--- REQUIREMENT ---
For the word "Workload", search the records and show each line in which it occurs.

--- DATA SECTION ---
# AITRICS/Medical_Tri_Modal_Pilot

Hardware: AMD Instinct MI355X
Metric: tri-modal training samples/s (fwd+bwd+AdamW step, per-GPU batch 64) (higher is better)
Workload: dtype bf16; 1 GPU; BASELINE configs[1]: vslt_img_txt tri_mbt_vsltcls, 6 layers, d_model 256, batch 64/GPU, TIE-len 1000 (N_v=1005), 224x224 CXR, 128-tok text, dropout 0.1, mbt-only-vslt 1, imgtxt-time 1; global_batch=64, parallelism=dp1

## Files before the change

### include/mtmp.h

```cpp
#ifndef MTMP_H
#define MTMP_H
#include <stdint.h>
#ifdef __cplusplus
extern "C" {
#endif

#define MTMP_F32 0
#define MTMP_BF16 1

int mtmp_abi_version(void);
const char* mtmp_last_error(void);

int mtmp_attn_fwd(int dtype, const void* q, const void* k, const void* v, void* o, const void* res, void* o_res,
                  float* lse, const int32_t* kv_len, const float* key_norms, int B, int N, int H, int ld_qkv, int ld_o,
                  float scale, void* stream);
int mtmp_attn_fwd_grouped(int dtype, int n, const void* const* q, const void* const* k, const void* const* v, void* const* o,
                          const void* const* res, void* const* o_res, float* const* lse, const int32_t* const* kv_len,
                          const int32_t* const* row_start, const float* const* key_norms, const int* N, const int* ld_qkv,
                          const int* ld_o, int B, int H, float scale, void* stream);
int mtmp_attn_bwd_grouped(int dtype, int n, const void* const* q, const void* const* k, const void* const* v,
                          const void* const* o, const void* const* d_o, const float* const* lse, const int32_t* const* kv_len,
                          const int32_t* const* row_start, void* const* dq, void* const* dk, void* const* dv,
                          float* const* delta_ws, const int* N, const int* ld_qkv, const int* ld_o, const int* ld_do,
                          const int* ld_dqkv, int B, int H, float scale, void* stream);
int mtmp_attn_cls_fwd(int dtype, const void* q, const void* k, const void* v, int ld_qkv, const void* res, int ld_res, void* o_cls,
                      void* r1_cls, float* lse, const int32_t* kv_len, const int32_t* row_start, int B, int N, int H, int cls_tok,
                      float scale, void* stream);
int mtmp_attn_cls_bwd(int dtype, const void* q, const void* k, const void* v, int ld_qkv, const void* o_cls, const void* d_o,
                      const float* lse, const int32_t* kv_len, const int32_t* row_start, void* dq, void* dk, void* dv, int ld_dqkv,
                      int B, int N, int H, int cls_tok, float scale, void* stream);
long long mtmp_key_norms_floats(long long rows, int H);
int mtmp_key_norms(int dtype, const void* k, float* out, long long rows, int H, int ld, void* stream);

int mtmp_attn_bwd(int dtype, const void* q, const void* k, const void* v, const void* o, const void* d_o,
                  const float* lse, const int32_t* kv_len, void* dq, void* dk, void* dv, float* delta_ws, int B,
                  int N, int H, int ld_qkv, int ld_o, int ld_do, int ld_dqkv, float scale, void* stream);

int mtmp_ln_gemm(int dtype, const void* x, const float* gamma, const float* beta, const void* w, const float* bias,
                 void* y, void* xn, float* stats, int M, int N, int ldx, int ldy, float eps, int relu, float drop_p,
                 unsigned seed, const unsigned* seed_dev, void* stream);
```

...

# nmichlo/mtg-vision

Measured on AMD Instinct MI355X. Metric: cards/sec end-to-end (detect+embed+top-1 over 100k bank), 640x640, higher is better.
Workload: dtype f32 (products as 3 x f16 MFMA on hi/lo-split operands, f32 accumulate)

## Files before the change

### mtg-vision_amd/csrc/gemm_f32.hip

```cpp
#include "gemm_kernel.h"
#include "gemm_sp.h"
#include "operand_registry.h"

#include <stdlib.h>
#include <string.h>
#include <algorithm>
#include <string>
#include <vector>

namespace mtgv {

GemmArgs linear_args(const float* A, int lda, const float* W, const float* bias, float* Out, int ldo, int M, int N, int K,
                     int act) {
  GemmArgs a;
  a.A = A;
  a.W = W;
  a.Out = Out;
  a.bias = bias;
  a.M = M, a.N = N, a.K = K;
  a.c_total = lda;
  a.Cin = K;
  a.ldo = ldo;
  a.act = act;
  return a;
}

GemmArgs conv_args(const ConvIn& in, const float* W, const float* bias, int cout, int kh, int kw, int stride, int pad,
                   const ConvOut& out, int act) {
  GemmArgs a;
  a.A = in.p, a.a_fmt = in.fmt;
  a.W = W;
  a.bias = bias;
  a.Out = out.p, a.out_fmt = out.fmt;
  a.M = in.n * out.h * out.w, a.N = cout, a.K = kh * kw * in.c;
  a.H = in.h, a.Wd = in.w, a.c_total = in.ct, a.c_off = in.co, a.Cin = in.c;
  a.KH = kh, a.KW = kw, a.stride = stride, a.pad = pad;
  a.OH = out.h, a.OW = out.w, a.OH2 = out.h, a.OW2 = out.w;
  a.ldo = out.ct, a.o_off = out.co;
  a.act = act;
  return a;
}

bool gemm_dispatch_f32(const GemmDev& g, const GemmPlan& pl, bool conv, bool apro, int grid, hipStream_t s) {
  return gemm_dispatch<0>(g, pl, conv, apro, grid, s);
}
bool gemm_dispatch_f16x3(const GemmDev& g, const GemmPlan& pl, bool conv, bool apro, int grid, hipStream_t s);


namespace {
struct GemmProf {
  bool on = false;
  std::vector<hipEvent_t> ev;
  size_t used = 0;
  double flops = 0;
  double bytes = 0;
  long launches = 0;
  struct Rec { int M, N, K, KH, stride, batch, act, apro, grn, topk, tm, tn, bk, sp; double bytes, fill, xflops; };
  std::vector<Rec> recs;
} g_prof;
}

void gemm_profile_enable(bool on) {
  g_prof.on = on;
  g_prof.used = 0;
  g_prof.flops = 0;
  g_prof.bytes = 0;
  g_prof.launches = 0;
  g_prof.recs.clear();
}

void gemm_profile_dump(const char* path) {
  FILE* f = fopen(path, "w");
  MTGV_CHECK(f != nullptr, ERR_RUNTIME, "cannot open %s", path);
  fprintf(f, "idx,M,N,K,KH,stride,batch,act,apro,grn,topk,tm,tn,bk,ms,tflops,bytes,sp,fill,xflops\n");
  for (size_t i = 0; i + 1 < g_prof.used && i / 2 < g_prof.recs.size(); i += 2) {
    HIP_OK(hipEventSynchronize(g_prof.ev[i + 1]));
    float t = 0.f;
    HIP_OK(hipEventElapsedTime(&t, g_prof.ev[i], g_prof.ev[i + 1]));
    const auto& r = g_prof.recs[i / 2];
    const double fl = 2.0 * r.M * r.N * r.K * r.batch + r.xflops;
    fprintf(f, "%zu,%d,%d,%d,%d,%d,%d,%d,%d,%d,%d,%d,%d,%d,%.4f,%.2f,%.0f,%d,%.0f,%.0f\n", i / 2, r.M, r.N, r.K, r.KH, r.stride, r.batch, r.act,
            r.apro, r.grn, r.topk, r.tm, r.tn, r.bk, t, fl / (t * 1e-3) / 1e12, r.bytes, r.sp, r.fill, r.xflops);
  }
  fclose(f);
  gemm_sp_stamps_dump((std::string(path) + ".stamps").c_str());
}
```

--- SOLUTION FOR THIS TASK ---
Workload: dtype bf16; 1 GPU; BASELINE configs[1]: vslt_img_txt tri_mbt_vsltcls, 6 layers, d_model 256, batch 64/GPU, TIE-len 1000 (N_v=1005), 224x224 CXR, 128-tok text, dropout 0.1, mbt-only-vslt 1, imgtxt-time 1; global_batch=64, parallelism=dp1
Workload: dtype f32 (products as 3 x f16 MFMA on hi/lo-split operands, f32 accumulate)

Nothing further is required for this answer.